Mood’s Median Test

Packages

library(tidyverse)
library(smmr)

Two-sample test: What to do if normality fails

If normality fails (for one or both of the groups), what do we do then?
Again, can compare medians: use the thought process of the sign test, which does not depend on normality and is not damaged by outliers.
A suitable test called Mood’s median test.
Before we get to that, a diversion.

The chi-squared test for independence

Suppose we want to know whether people are in favour of having daylight savings time all year round. We ask 20 males and 20 females whether they each agree with having DST all year round (“yes”) or not (“no”). Some randomly chosen data:

my_url <- "http://ritsokiguess.site/datafiles/dst.txt"
dst <- read_delim(my_url," ")
dst %>% slice_sample(n = 10)

… continued

Count up individuals in each category combination, and arrange in contingency table:

tab <- with(dst, table(gender, agree))
tab

        agree
gender   no yes
  female 11   9
  male    3  17

Most of the males say “yes”, but the females are about evenly split.
Looks like males more likely to say “yes”, ie. an association between gender and agreement.
Test an \(H_0\) of “no association” (“independence”) vs. alternative that there is really some association.
Done with chisq.test.

…And finally

chisq.test(tab, correct=FALSE)


    Pearson's Chi-squared test

data:  tab
X-squared = 7.033, df = 1, p-value = 0.008002

Reject null hypothesis of no association (P-value 0.008)
therefore there is a difference in rates of agreement between (all) males and females (or that gender and agreement are associated).
This calculation gives same answers as you would get by hand. (Omitting correct = FALSE uses “Yates correction”.

Mood’s median test

Earlier: compare medians of two groups.
Sign test: count number of values above and below something (there, hypothesized median).
Mood’s median test:
- Find “grand median” of all the data, regardless of group
- Count data values in each group above/below grand median.
- Make contingency table of group vs. above/below.
- Test for association.
If group medians equal, each group should have about half its observations above/below grand median. If not, one group will be mostly above grand median and other below.

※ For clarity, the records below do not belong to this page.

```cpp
size_t dsbdd_train_scratch_bytes(int32_t H, int64_t n_nodes, int64_t n_edges);
size_t dsbdd_train_wgrad_scratch_bytes(int64_t K, int64_t M, int64_t N);
size_t dsbdd_train_wgrad_plan_bytes(int64_t K, int64_t M, int64_t N);
int dsbdd_train_edge_rev(void* stream, const dsbdd_train_graph* g, int32_t* rev);
int dsbdd_train_sample_mean(void* stream, const float* x, const dsbdd_train_graph* g, float* mean);

int dsbdd_train_gcl_forward(void* stream, int32_t H, const dsbdd_train_graph* g, const dsbdd_train_mlp* m,
                            const float* x, float norm_factor, float* agg, void* scratch, size_t scratch_bytes);
int dsbdd_train_gcl_backward(void* stream, int32_t H, const dsbdd_train_graph* g, const dsbdd_train_mlp* m,
                             const float* x, float norm_factor, const float* d_agg,
                             const dsbdd_train_mlp_grad* out, float* d_x, void* scratch, size_t scratch_bytes);

int dsbdd_train_coord_forward(void* stream, int32_t H, const dsbdd_train_graph* g, const dsbdd_train_mlp* m,
                              int32_t n_mlp, const float* x, const float* mean, int64_t n_upd, float norm_constant,
                              float coords_range, int32_t use_tanh, float norm_factor, float* x_out, void* scratch,
// ... 158 lines not shown
```

Baseline: 42.38.

## Wave-parallelize level placement, shell ranking, and offsets; shrink mlp2 row tile

In level_copy_kernel, the per-thread serial loop that ranks shell edges is replaced by whole-wave ballot and popcount counting, and all loads are issued unconditionally with clamped indices. The placement kernel preloads level, degree and shell-degree values into registers for up to 8 trips before running the scans. Batch offsets in prep are now found with a wave-cooperative lower_bound. The mlp2 row tile drops from 32 to 8 rows, giving more blocks with less shared-memory input per block. Two new C API entry points (node_linear_rows, mlp2) are also exposed; they look like test or benchmark hooks.

```diff
diff --git a/diffsbdd_amd/_lib.py b/diffsbdd_amd/_lib.py
--- a/diffsbdd_amd/_lib.py
+++ b/diffsbdd_amd/_lib.py
@@ -108,6 +108,8 @@
                                     C.c_uint32]),
     "dsbdd_node_linear": (C.c_int, [_P, _P, _I32, _I32, _P, _I32, _I32, _P, _I32, _P, _P, _I32,
                                     _P, _I32, _I64, _I32, _I32]),
+    "dsbdd_node_linear_rows": (C.c_int, [_P, _P, _I32, _I32, _P, _I32, _P, _P, _I32, _I64, _I32, _I32, _P, _P, _I32]),
+    "dsbdd_mlp2": (C.c_int, [_P, _P, _I32, _I32, _P, _I32, _P, _I32, _P, _I32, _P, _I32, _P, _I32, _I64]),
     "dsbdd_chain_split_host": (_I64, [_I32, _I32, _I32, _P, _P, _P, _I32, _I32, _P, _P, _I64]),
     "dsbdd_chain_split_probe": (C.c_int, [_P, _I32, _P, _I32, _I32, _P, _P, _P, _I32, _I32, _P, _P, _I64, _P]),
     "dsbdd_build_edges": (C.c_int, [_P, _P, _P, _P, _I64, _I64, _I64, C.POINTER(Config),
diff --git a/diffsbdd_amd/csrc/capi_kernels.h b/diffsbdd_amd/csrc/capi_kernels.h
--- a/diffsbdd_amd/csrc/capi_kernels.h
+++ b/diffsbdd_amd/csrc/capi_kernels.h
@@ -157,6 +157,46 @@
       (reinterpret_cast<uintptr_t>(WT) & 15))
     return fail(DSBDD_ERR_ARG, "bad argument (WT must be 16-byte aligned with ldw % 4 == 0)");
   HIP_TRY(nl(static_cast<hipStream_t>(stream), A1, lda1, K1, A2, lda2, K2, WT, ldw, bias, R, ldr, C, ldc, M, N, act));
+  return DSBDD_OK;
+}
+
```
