int launch_gemm_bf16x6(hipStream_t s, const X6Gemm &a) {
  if (a.m <= 0 || a.n <= 0) return CE_GPU_OK;
  const bool first = a.row_map != nullptr || a.din % 32 != 0;
  if (a.kpad % 32 != 0 || a.din % (first ? 8 : 32) != 0 || a.din <= 0 || a.nseg < 1 || a.nseg > 8 ||
      a.nseg * a.din > a.kpad)
    return fail(CE_GPU_EINVAL, "gemm_bf16x6: bad K geometry");
  if (first && (!a.xf || !a.wd || (x6_variant() != 0 && x6_variant() != 300 && (x6_variant() < 310 || x6_variant() > 316))))
    return fail(CE_GPU_EINVAL, "gemm_bf16x6: a gathered first layer needs fp32 input and the direct-weight kernel");
  if (a.n % 4 != 0 || a.ldy % 4 != 0 || (a.y16 && a.py % 4 != 0))
    return fail(CE_GPU_EINVAL, "gemm_bf16x6: output width must be a multiple of 4");
  const bool f32in = a.xf != nullptr;
  const bool direct = a.wd && (x6_variant() == 0 || x6_variant() == 300);
  const bool pin = !f32in && a.x && a.wd;
  if (pin) {
    if (!direct || first || a.ldx % 8 || a.px % 8 || (reinterpret_cast<uintptr_t>(a.x) & 15) ||
        (int64_t)a.m * a.ldx >= ((int64_t)1 << 31) || (int64_t)a.m * a.ldy >= ((int64_t)1 << 31))
      return fail(CE_GPU_EINVAL, "gemm_bf16x6: plane input needs the direct-weight kernel, din % 32 == 0, "
                                 "16-byte aligned planes and 2^31-element operands");
  }
  if (a.y16 && f32in && !direct)
    return fail(CE_GPU_EINVAL, "gemm_bf16x6: fp32 input with split output needs the direct-weight kernel");
  if (f32in) {
    if (!a.wf || !(a.y32 || a.y16) || a.ldw % 4 || a.ldx % 4 || (reinterpret_cast<uintptr_t>(a.wf) & 15) ||
        (reinterpret_cast<uintptr_t>(a.xf) & 15))
      return fail(CE_GPU_EINVAL, "gemm_bf16x6: fp32 operands must be 16-byte aligned, output fp32");
    if ((int64_t)a.n * a.ldw >= ((int64_t)1 << 31) || (int64_t)a.m * a.ldx >= ((int64_t)1 << 31) ||
        (int64_t)a.m * a.ldy >= ((int64_t)1 << 31))
      return fail(CE_GPU_EINVAL, "gemm_bf16x6: operand beyond 2^31 elements");
  } else {
    if (a.ldw % 8 || a.pw % 8 || a.ldx % 8 || a.px % 8 || (reinterpret_cast<uintptr_t>(a.w) & 15) ||
        (reinterpret_cast<uintptr_t>(a.x) & 15))
      return fail(CE_GPU_EINVAL, "gemm_bf16x6: operands must be 16-byte aligned");
    if ((int64_t)a.n * a.ldw * 2 >= ((int64_t)1 << 32) || (int64_t)a.m * a.ldx * 2 >= ((int64_t)1 << 32))
      return fail(CE_GPU_EINVAL, "gemm_bf16x6: operand beyond 4 GiB");
  }
  if (a.npost > 4) return fail(CE_GPU_EINVAL, "gemm_bf16x6: too many post ops");
  X6Args p;
  p.w = a.w;
  p.x = a.x;
  p.wf = a.wf;
  p.xf = a.xf;
  p.bias = a.bias;
  p.bn_scale = a.bn_scale;
  p.bn_offset = a.bn_offset;
  p.y32 = a.y32;
  p.y16 = a.y16;
  p.ldw = a.ldw;
  p.pw = a.pw;
  p.ldx = a.ldx;
  p.px = a.px;
  p.ldy = a.ldy;
  p.py = a.py;
  p.m = a.m;
  p.n = a.n;
  p.kpad = a.kpad;
  p.din = a.din;
  p.nseg = a.nseg;
  p.row_map = a.row_map;
  p.off_packed = 0;
  for (int i = 0; i < a.nseg; ++i) {
    if (a.off[i] < -128 || a.off[i] > 127) return fail(CE_GPU_ENOTSUP, "gemm_bf16x6: splice offset beyond +-127");
    p.off_packed |= (uint64_t)(uint8_t)(int8_t)a.off[i] << (8 * i);
  }
  for (int i = 0; i < 4; ++i) p.post[i] = a.post[i];
  p.npost = a.npost;
  p.post_mode = post_mode(a.post, a.npost);
#ifndef CATEARS_X6_GROUP
#define CATEARS_X6_GROUP 2
#endif
  p.group = CATEARS_X6_GROUP;
  p.wd = a.wd;
  p.wd_kt = a.wd_kt;
  const bool out16 = a.y16 != nullptr;
  if (pin || (f32in && out16)) {
    if (a.wd_kt * 32 < a.kpad || (reinterpret_cast<uintptr_t>(a.wd) & 15))
      return fail(CE_GPU_EINVAL, "gemm_bf16x6: weight fragment image does not cover K");
    if (a.wide || (first && x6_first_tile() == 128)) return launch_d<X6Cfg<128, 128, 2, 4, 2>>(s, p);
    return launch_d<X6Cfg<kX6DirUnits, 128, 4, 2, 2>>(s, p);
  }
  if (f32in) {
    switch (x6_variant()) {
      case 0:
      case 300:
        if (a.wd) {
          if (a.wd_kt * 32 < a.kpad || (reinterpret_cast<uintptr_t>(a.wd) & 15))
            return fail(CE_GPU_EINVAL, "gemm_bf16x6: weight fragment image does not cover K");
          if (a.wide || (first && x6_first_tile() == 128)) return launch_d<X6Cfg<128, 128, 2, 4, 2>>(s, p);
          if (x6_variant() == 0 && !first && launch_w<W6Cfg<512, 128, 4, 2>, true>(s, p, kX6WideMinTiles)) {
            CE_HIP(hipGetLastError());
            return CE_GPU_OK;
          }
          return launch_d<X6Cfg<kX6DirUnits, 128, 4, 2, 2>>(s, p);
        }
        [[fallthrough]];
      case 160:
        return launch_f<X6Cfg<128, 256, 2, 4, 2>, 8>(s, p);
#ifdef CATEARS_EXPERIMENTS
      case 40:
        return launch_f<X6Cfg<128, 128, 4, 2, 2>>(s, p);
      case 200:
        return launch_ws<X6Cfg<128, 128, 2, 2, 2>, 4>(s, p);
      case 400:
        if (!a.wd || a.wd_kt * 32 < a.kpad || (reinterpret_cast<uintptr_t>(a.wd) & 15))
          return fail(CE_GPU_EINVAL, "variant 400 needs the weight fragment image");
        return launch_r<X6Cfg<kX6DirUnits, 128, 4, 2, 2>>(s, p);
      case 302:
        if (!a.wd) return fail(CE_GPU_EINVAL, "variant 302 needs the weight fragment image");
        return launch_d<X6Cfg<128, 128, 2, 4, 2>>(s, p);
      case 320:
        if (!a.wd) return fail(CE_GPU_EINVAL, "variant 320 needs the weight fragment image");
        if (first) return launch_d<X6Cfg<128, 128, 2, 4, 2>>(s, p);
        return launch_d<X6Cfg<kX6DirUnits, 128, 8, 1, 2>>(s, p);
      case 340:
        if (!a.wd) return fail(CE_GPU_EINVAL, "variant 340 needs the weight fragment image");
        if (first) return launch_d<X6Cfg<128, 128, 2, 4, 2>>(s, p);
        return launch_d<X6Cfg<kX6DirUnits, 64, 4, 1, 2>>(s, p);
      case 331:
      case 332:
      case 333:
      case 334:
      case 335:
        if (!a.wd) return fail(CE_GPU_EINVAL, "variants 331-335 need the weight fragment image");
        if (first) return launch_d<X6Cfg<128, 128, 2, 4, 2>>(s, p);
        if (x6_variant() == 331) return launch_d<X6Cfg<kX6DirUnits, 128, 4, 2, 2>, 0, 1>(s, p);
        if (x6_variant() == 333) return launch_d<X6Cfg<kX6DirUnits, 128, 4, 2, 2>, 0, 3>(s, p);
        if (x6_variant() == 334) return launch_d<X6Cfg<kX6DirUnits, 128, 4, 2, 2>, 0, 4>(s, p);
        if (x6_variant() == 335) return launch_d<X6Cfg<kX6DirUnits, 128, 4, 2, 2>, 0, 5>(s, p);
        return launch_d<X6Cfg<kX6DirUnits, 128, 4, 2, 2>, 0, 2>(s, p);
#endif
#if defined(CATEARS_EXPERIMENTS) || defined(CATEARS_X6W)
      case 500:
      case 501:
      case 502:
      case 503:
      case 504:
      case 505:
      case 506:
      case 507:
      case 508: {
        if (!a.wd || a.wd_kt * 32 < a.kpad) return fail(CE_GPU_EINVAL, "variants 500-503 need the weight fragment image");
        if (first || a.wide) return launch_d<X6Cfg<128, 128, 2, 4, 2>>(s, p);
        const int v = x6_variant();
        const bool ok = v == 500   ? launch_w<W6Cfg<512, 128, 4, 1>>(s, p)
                        : v == 504 ? launch_w<W6Cfg<512, 128, 4, 1>, true>(s, p)
                        : v == 505 ? launch_w<W6Cfg<512, 64, 4, 1>, true>(s, p)
                        : v == 506 ? launch_w<W6Cfg<512, 64, 4, 1>, true, 8>(s, p)
                        : v == 507 ? launch_w<W6Cfg<256, 128, 4, 1>, true>(s, p)
                        : v == 508 ? launch_w<W6Cfg<512, 128, 4, 2>, true>(s, p)
                        : v == 501 ? launch_w<W6Cfg<512, 64, 4, 1>>(s, p)
                        : v == 502 ? launch_w<W6Cfg<256, 128, 4, 1>>(s, p)
                                   : launch_w<W6Cfg<256, 256, 2, 2>>(s, p);
        if (!ok) return launch_d<X6Cfg<kX6DirUnits, 128, 4, 2, 2>>(s, p);
        CE_HIP(hipGetLastError());
        return CE_GPU_OK;
      }
#endif
#ifdef CATEARS_EXPERIMENTS
      case 42:
        return launch_f<X6Cfg<128, 256, 2, 4, 2>>(s, p);
      case 55:
        return launch_f<X6Cfg<128, 256, 2, 4, 2>, 6>(s, p);
      case 202:
        return launch_ws<X6Cfg<128, 256, 2, 2, 2>, 4>(s, p);
      case 204:
        return launch_ws<X6Cfg<128, 256, 2, 4, 2>, 4>(s, p);
#endif
#ifdef CATEARS_DIAG
      case 310:
      case 311:
      case 312:
      case 313:
      case 314:
      case 315:
      case 316: {
        if (!a.wd) return fail(CE_GPU_EINVAL, "ablations of 300 need the weight fragment image");
        using D = X6Cfg<kX6DirUnits, 128, 4, 2, 2>;
        if (first) return launch_d<X6Cfg<128, 128, 2, 4, 2>>(s, p);
        switch (x6_variant()) {
          case 310: return launch_d<D, 1>(s, p);
          case 311: return launch_d<D, 2>(s, p);
          case 312: return launch_d<D, 6>(s, p);
          case 313: return launch_d<D, 8>(s, p);
          case 314: return launch_d<D, 16>(s, p);
          case 315: return launch_d<D, 32>(s, p);
          default: return launch_d<D, 2 | 4 | 8 | 16>(s, p);
        }
      }
      case 91:
        return launch_f<X6Cfg<128, 256, 2, 4, 2>, 6, 1>(s, p);
      case 92:
        return launch_f<X6Cfg<128, 256, 2, 4, 2>, 6, 2>(s, p);
      case 94:
        return launch_f<X6Cfg<128, 256, 2, 4, 2>, 6, 4>(s, p);
      case 96:
        return launch_f<X6Cfg<128, 256, 2, 4, 2>, 6, 16>(s, p);
      case 98:
        return launch_f<X6Cfg<128, 256, 2, 4, 2>, 6, 8>(s, p);
      case 99:
        return launch_f<X6Cfg<128, 256, 2, 4, 2>, 6, 3>(s, p);
      case 100:
        return launch_f<X6Cfg<128, 256, 2, 4, 2>, 6, 27>(s, p);
      case 101:
        return launch_f<X6Cfg<128, 256, 2, 4, 2>, 6, 59>(s, p);
      case 102:
        return launch_f<X6Cfg<128, 256, 2, 4, 2>, 6, 32>(s, p);
      case 103:
        return launch_f<X6Cfg<128, 256, 2, 4, 2>, 6, 43>(s, p);
#endif
      default:
        return fail(CE_GPU_EINVAL, "bf16x6 schedule " + std::to_string(x6_variant()) +
                                       " is not in this build (the experiments library: `make EXPERIMENTS=1`)");
    }
  }
  return launch_q<X6Cfg<128, 128, 4, 2, 3>, 0>(s, p, out16);
}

Mood’s median test for reading data

Find overall median score:

kids %>% summarize(med=median(score)) %>% pull(med) -> m
m

[1] 47

Make table of above/below vs. group:

tab <- with(kids, table(group, score > m))
tab

     
group FALSE TRUE
    c    15    8
    t     7   14

Treatment group scores mostly above median, control group scores mostly below, as expected.

The test

Do chi-squared test:

chisq.test(tab, correct=F)


    Pearson's Chi-squared test

data:  tab
X-squared = 4.4638, df = 1, p-value = 0.03462

This test actually two-sided (tests for any association).
Here want to test that new reading method better (one-sided).
Most of treatment children above overall median, so do 1-sided test by halving P-value to get 0.017.
This way too, children do better at learning to read using the new method.

Or by smmr

median_test does the whole thing:

median_test(kids,score,group)

$grand_median
[1] 47

$table
     above
group above below
    c     8    15
    t    14     7

$test
       what      value
1 statistic 4.46376812
2        df 1.00000000
3   P-value 0.03462105

P-value again two-sided.

Comments

P-value 0.013 for (1-sided) t-test, 0.017 for (1-sided) Mood median test.
Like the sign test, Mood’s median test doesn’t use the data very efficiently (only, is each value above or below grand median).
Thus, if we can justify doing t-test, we should do it. This is the case here.
The t-test will usually give smaller P-value because it uses the data more efficiently.
The time to use Mood’s median test is if we are definitely unhappy with the normality assumption (and thus the t-test P-value is not to be trusted).